Somewhere near the 10 minute mark, after I'd been fiddling around with Outlook trying to confirm whether or not it was connecting to the mail server (It's rarely very clear about exactly what it's doing or what happened when it tried), it was casually mentioned that someone else in the office (who was using Thunderbird) wasn't able to get email either...

...which led me immediately back to the server, where I confirmed that it wasn't seeing the network at all.

At that point I had about minus 3 minutes left, so after rebooting the server and trying a couple of other obvious things like switching the cable to a different port, I pulled a network card out of a disused computer and put it in the server... which didn't work.

By that time, apparently I had also done something which made the internet stop working too.

And then I had to go, leaving them with no email or internet for at least an hour.

When I got back, liveCD in hand, I was able to confirm that it wasn't an OS issue (I had allowed a minor update to go through while I was checking things earlier), so then I spent about an hour trying various different settings (including deactivating the onboard LAN card via the BIOS, in case it was conflicting somehow) and moving cables around and just trying all kinds of things to figure out why neither network card (the on-board or the borrowed one) could connect.

(Early on during that hour, I got the internet to work again... I don't quite remember how, but it had something to do with power-cycling the cable router. And then it went out again, though fortunately nobody was in the office at that point. As far as I can tell, the power plug came out of the back of the network switch -- it's in a precarious stack of small network devices which sit on top of the Linux server because there isn't anywhere else to put them. [Cue side-rant about small electronic devices with no mounting holes...])
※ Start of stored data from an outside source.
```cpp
static int gn_check(int N, int HW, int C, int G) {
  if (N <= 0 || HW <= 0) return 0;
  CAPE_REQUIRE(C >= 64 && C <= 1024 && (C % 64) == 0, "cape_groupnorm: C=%d must be a multiple of 64, <= 1024", C);
  CAPE_REQUIRE(G > 0 && (C % G) == 0, "cape_groupnorm: G=%d must divide C=%d", G, C);
  const int cpg = C / G;
  CAPE_REQUIRE(cpg <= 64 && (cpg & (cpg - 1)) == 0, "cape_groupnorm: channels per group (%d) must be a power of two <= 64", cpg);
  return 0;
}

extern "C" size_t cape_groupnorm_workspace_bytes(int N, int C, int G) {
  if (N <= 0 || C <= 0 || G <= 0) return 0;
  const size_t f = (size_t)N * G * 2 * sizeof(double), b = (size_t)N * C * 2 * sizeof(float);
  return f > b ? f : b;
}

extern "C" int cape_groupnorm_fwd(const float* x, const float* gamma, const float* beta, float* out,
                                  long long out_image_stride, float* mean, float* rstd, int N, int HW, int C, int G,
                                  void* workspace, size_t workspace_bytes, cape_stream_t stream) {
  CAPE_REQUIRE(x && gamma && beta && out && mean && rstd, "cape_groupnorm_fwd: null pointer");
  if (gn_check(N, HW, C, G)) return 1;
  if (N <= 0 || HW <= 0) return 0;
  const size_t need = (size_t)N * G * 2 * sizeof(double);
  CAPE_REQUIRE(workspace && workspace_bytes >= need && (reinterpret_cast<uintptr_t>(workspace) & 7) == 0,
               "cape_groupnorm_fwd: workspace of %zu bytes (8-byte aligned) needed, %zu given", need, workspace_bytes);
  CAPE_REQUIRE(N <= 65535, "cape_groupnorm_fwd: N too large");
  hipError_t e = hipMemsetAsync(workspace, 0, need, as_stream(stream));
  if (e != hipSuccess) return cape_set_error("cape_groupnorm_fwd: memset: %s", hipGetErrorString(e));
  const dim3 grid((HW + GN_ROWS - 1) / GN_ROWS, N);
  hipLaunchKernelGGL(groupnorm_stats_kernel, grid, dim3(C), 0, as_stream(stream), x, static_cast<double*>(workspace), HW, C, G);
  hipLaunchKernelGGL(groupnorm_apply_kernel, grid, dim3(C), 0, as_stream(stream), x, gamma, beta, out, out_image_stride,
                     static_cast<const double*>(workspace), mean, rstd, HW, C, G);
  CAPE_LAUNCH_CHECK("cape_groupnorm_fwd");
  return 0;
}
// ... 23 lines not shown
```

### category-agnostic-pose-estimation_amd/hip/functional.py

```python
import contextlib
import ctypes
import os

import torch

from . import lib, ops


class Runtime:
    rng = None
    direct_grad = False
    use_side_stream = os.environ.get("CAPE_SIDE_STREAM", "1") == "1"
    side = None
    on_param_grad = []
    capture_keep = None

    pending = []
    side_dirty = False

    defer_wgrad = os.environ.get("CAPE_DEFER_WGRAD", "1") == "1"
    wgrad_group = int(os.environ.get("CAPE_WGRAD_GROUP", "12"))
    wq = {}
    wq_total = 0
    wq_notify = []
# ... 152 lines not shown
        base = p._base
        if isinstance(base, torch.nn.Parameter) and base.grad is not None and base.requires_grad:
            off = p.storage_offset() - base.storage_offset() + base.grad.storage_offset()
            return torch.as_strided(base.grad, p.shape, p.stride(), off)
        return None

    def side(self, *tensors):
        return _Side(tensors) if self.direct else _NO_SIDE

    def gemm(self, *args, **kw):
        d, keep = ops.gemm_desc(*args, **kw)
        if self.direct and Runtime.defer_wgrad and _groupable(d):
            Runtime.enqueue_wgrad(d, keep)
        else:
            ops.launch_gemm(d)

    def result(self):
        if not self.direct:
            return tuple(self.bufs)
        Runtime.notify(*[r if isinstance(r, torch.nn.Parameter) else r._base for r, n in zip(self.refs, self.needs) if n])
        return (None,) * len(self.refs)


class _Slot:
    __slots__ = ("buf",)

    def __init__(self):
        self.buf = None


_SLOTS = os.environ.get("CAPE_GRAD_SLOTS", "1") == "1"


def _slot_of(x):
    return getattr(x, "_cape_slot", None) if _SLOTS else None


def _grad_target(slot, shape, device):
    if slot is not None and slot.buf is not None:
        b = slot.buf
        if b.is_contiguous() and b.numel() == int(torch.Size(shape).numel()) and b.device == device:
            return b.view(shape), True
    buf = torch.empty(shape, dtype=torch.float32, device=device)
    if slot is not None and slot.buf is None:
        slot.buf = buf
    return buf, False


def _slot_offer(slot, buf):
    if slot is not None and slot.buf is None and buf is not None and buf.is_contiguous():
        slot.buf = buf


class LinearFn(torch.autograd.Function):
    @staticmethod
    def forward(ctx, x, weight, bias, residual, relu, dropout_p, rng_stream):
        K = x.shape[-1]
        N = weight.shape[0]
        assert weight.shape[1] == K and weight.stride(1) == 1
        x2 = _c(x).view(-1, K)
        M = x2.shape[0]
        res2 = _c(residual).view(-1, N) if residual is not None else None
        y = torch.empty(M, N, dtype=torch.float32, device=x.device)
        rng = Runtime.get_rng(x.device) if dropout_p > 0 else None
        ops.gemm(x2, weight, y, M, N, K, ldb=weight.stride(0), bias=bias, residual=res2, relu=relu, dropout_p=dropout_p,
                 rng=rng, rng_stream=rng_stream)
        ctx.save_for_backward(x2, weight, y if (relu or dropout_p > 0) else None)
        ctx.w_ref, ctx.b_ref = weight, bias
        ctx.slot = _slot_of(x)
        ctx.meta = (relu, dropout_p, bias is not None, residual is not None, x.shape, M, N, K)
        return y.view(*x.shape[:-1], N)

    @staticmethod
    def backward(ctx, dy):
        x2, weight, y = ctx.saved_tensors
        relu, p, has_bias, has_res, xshape, M, N, K = ctx.meta
        dy2 = _c(dy).view(M, N)
        dpre = dy2
        if relu or p > 0:
            assert relu, "dropout epilogue is only used together with relu"
            dpre = ops.relu_drop_bwd(dy2, y, 1.0 / (1.0 - p) if p > 0 else 1.0)
        dx = None
        if ctx.needs_input_grad[0]:
            dx, acc = _grad_target(ctx.slot, (M, K), dy.device)
            ops.gemm(dpre, weight, dx, M, K, N, a_mode=0, b_mode=1, ldb=weight.stride(0), accumulate=acc)
            dx = dx.view(xshape)
        pg = _ParamGrads((ctx.w_ref, ctx.b_ref), ctx.needs_input_grad[1:3])
        dw, db = pg.bufs
        with pg.side(dpre, x2):
            if dw is not None:
                pg.gemm(dpre, x2, dw, N, K, M, a_mode=1, b_mode=1, lda=N, ldb=K, ldc=dw.stride(0), accumulate=True,
                        split_k=ops.pick_split_k(N, K, M), colsum_out=db)
            elif db is not None:
                ops.colsum(dpre, M, N, db)
        dres = dy if (has_res and ctx.needs_input_grad[3]) else None
        return (dx,) + pg.result() + (dres, None, None, None)


def linear(x, weight, bias=None, residual=None, relu=False, dropout_p=0.0, rng_stream=0):
    return LinearFn.apply(x, weight, bias, residual, relu, float(dropout_p), int(rng_stream))


class FFNFn(torch.autograd.Function):

    @staticmethod
    def forward(ctx, x, w1, b1, w2, b2, dropout_p, rng_stream):
        K, Hd, N = x.shape[-1], w1.shape[0], w2.shape[0]
        x2 = _c(x).view(-1, K)
        M = x2.shape[0]
        rng = Runtime.get_rng(x.device) if dropout_p > 0 else None
        h = torch.empty(M, Hd, dtype=torch.float32, device=x.device)
        ops.gemm(x2, w1, h, M, Hd, K, ldb=w1.stride(0), bias=b1, relu=True, dropout_p=dropout_p, rng=rng, rng_stream=rng_stream)
        y = torch.empty(M, N, dtype=torch.float32, device=x.device)
        ops.gemm(h, w2, y, M, N, Hd, ldb=w2.stride(0), bias=b2)
        ctx.save_for_backward(x2, w1, w2, h)
        ctx.refs = (w1, b1, w2, b2)
        ctx.slot = _slot_of(x)
        ctx.meta = (dropout_p, x.shape, M, K, Hd, N)
        return y.view(*x.shape[:-1], N)

    @staticmethod
    def backward(ctx, dy):
        x2, w1, w2, h = ctx.saved_tensors
        p, xshape, M, K, Hd, N = ctx.meta
        dy2 = _c(dy).view(M, N)
        dpre = torch.empty(M, Hd, dtype=torch.float32, device=dy.device)
        ops.gemm(dy2, w2, dpre, M, Hd, N, a_mode=0, b_mode=1, ldb=w2.stride(0), mask_src=h, mask_scale=1.0 / (1.0 - p) if p > 0 else 1.0)
        dx = None
        if ctx.needs_input_grad[0]:
            dx, acc = _grad_target(ctx.slot, (M, K), dy.device)
            ops.gemm(dpre, w1, dx, M, K, Hd, a_mode=0, b_mode=1, ldb=w1.stride(0), accumulate=acc)
            dx = dx.view(xshape)
        pg = _ParamGrads(ctx.refs)
        dw1, db1, dw2, db2 = pg.bufs
        with pg.side(dy2, dpre, h, x2):
            pg.gemm(dy2, h, dw2, N, Hd, M, a_mode=1, b_mode=1, lda=N, ldb=Hd, ldc=dw2.stride(0), accumulate=True,
                    split_k=ops.pick_split_k(N, Hd, M), colsum_out=db2)
            pg.gemm(dpre, x2, dw1, Hd, K, M, a_mode=1, b_mode=1, lda=Hd, ldb=K, ldc=dw1.stride(0), accumulate=True,
                    split_k=ops.pick_split_k(Hd, K, M), colsum_out=db1)
        return (dx,) + pg.result() + (None, None)


_NO_FFN_FUSE = os.environ.get("CAPE_NO_FFN_FUSE") is not None
_DETERMINISTIC = os.environ.get("CAPE_DETERMINISTIC", "0") == "1"


def ffn(x, w1, b1, w2, b2, dropout_p=0.0, rng_stream=0):
    if _NO_FFN_FUSE:
        return linear(linear(x, w1, b1, relu=True, dropout_p=dropout_p, rng_stream=rng_stream), w2, b2)
    return FFNFn.apply(x, w1, b1, w2, b2, float(dropout_p), int(rng_stream))


def _adjacent(a, b):
    return (a.is_contiguous() and b.is_contiguous() and a.untyped_storage().data_ptr() == b.untyped_storage().data_ptr()
            and b.data_ptr() == a.data_ptr() + a.numel() * a.element_size())


class LinearCat2Fn(torch.autograd.Function):

    @staticmethod
    def forward(ctx, x, w1, b1, w2, b2):
        K = x.shape[-1]
        N1, N2 = w1.shape[0], w2.shape[0]
        x2 = _c(x).view(-1, K)
        M = x2.shape[0]
        y = torch.empty(M, N1 + N2, dtype=torch.float32, device=x.device)
        adjacent = _adjacent(w1, w2) and _adjacent(b1, b2)
        if adjacent:
            ops.gemm(x2, torch.as_strided(w1, (N1 + N2, K), (K, 1)), y, M, N1 + N2, K, bias=torch.as_strided(b1, (N1 + N2,), (1,)))
        else:
            ops.gemm(x2, w1, y, M, N1, K, bias=b1, ldc=N1 + N2)
            ops.gemm(x2, w2, y[:, N1:], M, N2, K, bias=b2, ldc=N1 + N2)
        ctx.save_for_backward(x2, w1, w2)
        ctx.refs = (w1, b1, w2, b2)
        ctx.meta = (x.shape, M, N1, N2, K, adjacent)
        return y.view(*x.shape[:-1], N1 + N2)

    @staticmethod
    def backward(ctx, dy):
        x2, w1, w2 = ctx.saved_tensors
        xshape, M, N1, N2, K, adjacent = ctx.meta
        NT = N1 + N2
        dy2 = _c(dy).view(M, NT)
        dev = dy.device
        dx = None
        if ctx.needs_input_grad[0]:
            dx = torch.empty(M, K, dtype=torch.float32, device=dev)
            ops.gemm(dy2, w1, dx, M, K, N1, a_mode=0, b_mode=1, lda=NT)
            ops.gemm(dy2[:, N1:], w2, dx, M, K, N2, a_mode=0, b_mode=1, lda=NT, accumulate=True)
            dx = dx.view(xshape)
        pg = _ParamGrads(ctx.refs)
        dw1, db1, dw2, db2 = pg.bufs
        with pg.side(dy2, x2):
            if adjacent and _adjacent(dw1, dw2) and _adjacent(db1, db2):
                pg.gemm(dy2, x2, torch.as_strided(dw1, (NT, K), (K, 1)), NT, K, M, a_mode=1, b_mode=1, lda=NT, accumulate=True,
                        split_k=ops.pick_split_k(NT, K, M), colsum_out=torch.as_strided(db1, (NT,), (1,)))
            else:
                for dw, db, lo, n in ((dw1, db1, 0, N1), (dw2, db2, N1, N2)):
                    pg.gemm(dy2[:, lo:], x2, dw, n, K, M, a_mode=1, b_mode=1, lda=NT, accumulate=True, split_k=ops.pick_split_k(n, K, M),
                            colsum_out=db)
        return (dx,) + pg.result()


# ... 137 lines not shown
    if not relu:
        return dy, (dy if want_res else None)
    d = ops.relu_drop_bwd(dy, y, 1.0)
    return d, (d if want_res else None)


def _mask_only(dy, y, relu):
    return ops.relu_drop_bwd(dy, y, 1.0) if relu else dy


class BottleneckFn(torch.autograd.Function):

    @staticmethod
    def forward(ctx, x, w1, w2, w3, wd, s1, b1, s2, b2, s3, b3, sd, bd, stride, allow_split):
        o1, m1, t1 = _conv_stage_fwd(x, w1, s1, b1, None, 1, 0, True, allow_split)
        o2, m2, t2 = _conv_stage_fwd(o1, w2, s2, b2, None, stride, 1, True, allow_split)
        idt, md, td = x, None, ()
        if wd is not None:
            idt, md, td = _conv_stage_fwd(x, wd, sd, bd, None, stride, 0, False, allow_split)
        y, m3, t3 = _conv_stage_fwd(o2, w3, s3, b3, idt, 1, 0, True, allow_split)
        ctx.save_for_backward(*t1, *t2, *t3, *td)
        ctx.cuts = (len(t1), len(t1) + len(t2), len(t1) + len(t2) + len(t3))
        ctx.metas = (m1, m2, m3, md)
        ctx.w_refs = (w1, w2, w3, wd)
        return y

    @staticmethod
    def backward(ctx, dy):
        t, (a, b, c) = ctx.saved_tensors, ctx.cuts
        t1, t2, t3, td = t[:a], t[a:b], t[b:c], t[c:]
        m1, m2, m3, md = ctx.metas
        w1, w2, w3, wd = ctx.w_refs
        need_x, need_w1, need_w2, need_w3, need_wd = ctx.needs_input_grad[:5]
        d2, dw3, _, dres = _conv_stage_bwd(m3, t3, dy, w3, need_x=True, need_w=need_w3, need_res=need_x or wd is not None)
        d1, dw2, _, _ = _conv_stage_bwd(m2, t2, d2, w2, need_x=True, need_w=need_w2)
        dwd, dshort = None, (dres if need_x else None)
        if wd is not None:
            dshort, dwd, _, _ = _conv_stage_bwd(md, td, dres, wd, need_x=need_x, need_w=need_wd)
        dx, dw1, _, _ = _conv_stage_bwd(m1, t1, d1, w1, need_x=need_x, need_w=need_w1, acc_dx=dshort)
        return (dx, dw1, dw2, dw3, dwd) + (None,) * 10


def bottleneck(x, w1, w2, w3, wd, bn1, bn2, bn3, bnd, stride):
    sd, bd = bnd if bnd is not None else (None, None)
    return BottleneckFn.apply(x, w1, w2, w3, wd, bn1[0], bn1[1], bn2[0], bn2[1], bn3[0], bn3[1], sd, bd, int(stride), torch.is_grad_enabled())


def conv_bn_act(x, weight, scale, shift, stride=1, pad=0, relu=False, residual=None):
    return ConvFn.apply(x, weight, scale, shift, residual, int(stride), int(pad), bool(relu), torch.is_grad_enabled())


class AddLayerNormFn(torch.autograd.Function):
    @staticmethod
    def forward(ctx, x, y, gamma, beta, pos, dropout_p, rng_stream):
        x, y, pos = _c(x), _c(y), _c(pos)
        rng = Runtime.get_rng(x.device) if dropout_p > 0 else None
        out, mean, rstd, out_pos = ops.add_layernorm_fwd(x, y, gamma, beta, pos=pos, dropout_p=dropout_p, rng=rng,
                                                         rng_stream=rng_stream)
        ctx.save_for_backward(x, y, gamma, mean, rstd)
        ctx.refs = (gamma, beta)
        ctx.slot = _slot_of(x)
        ctx.meta = (dropout_p, rng_stream, pos is not None)
        ctx.set_materialize_grads(False)
        if pos is None:
            return out
        return out, out_pos

    @staticmethod
    def backward(ctx, d_out, d_out_pos=None):
        x, y, gamma, mean, rstd = ctx.saved_tensors
        p, stream, has_pos = ctx.meta
        g_pos = d_out_pos
        if d_out is None and d_out_pos is None:
            return None, None, None, None, None, None, None
        if d_out is None:
            d_out, d_out_pos = d_out_pos, None
        d_out, d_out_pos = _c(d_out), _c(d_out_pos)
        pg = _ParamGrads(ctx.refs)
        rng = Runtime.get_rng(x.device) if p > 0 else None
        dx, dy = ops.add_layernorm_bwd(d_out, d_out_pos, x, y, gamma, mean, rstd, *pg.bufs, dropout_p=p, rng=rng,
                                       rng_stream=stream)
        if y is None or dy is not dx:
            _slot_offer(ctx.slot, dx)
        dpos = g_pos if (has_pos and ctx.needs_input_grad[4]) else None
        return (dx, (dy if y is not None else None)) + pg.result() + (dpos, None, None)


def add_layernorm(x, y, gamma, beta, pos=None, dropout_p=0.0, rng_stream=0):
    return AddLayerNormFn.apply(x, y, gamma, beta, pos, float(dropout_p), int(rng_stream))


class AddFn(torch.autograd.Function):
    @staticmethod
    def forward(ctx, a, b):
        return ops.add(_c(a), _c(b))

    @staticmethod
    def backward(ctx, g):
        return g, g


def add(a, b):
    return AddFn.apply(a, b)
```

In desperation, I went out to Intrex to get a new card, in case there was something about the borrowed card that wasn't compatible with the (not new, but still much newer than the desktop I had pulled it from) server.

On a hunch, I got the more expensive PCIe card ($18) instead of the low-end PCI ($8) card. I wasn't even sure the server had a PCIe slot, but I knew it had a slot that was about the right size, so it was probably PCIe... and I wanted something that was as possible from all the other things that were failing to work properly.

I honestly didn't expect that to work, but it did. I was all prepared to go home and steal our Minecraft server to use temporarily for their email server until I could replace their system board. (This is, of course, the real reason we have a Minecraft server.) But no, that fixed it. Just like that.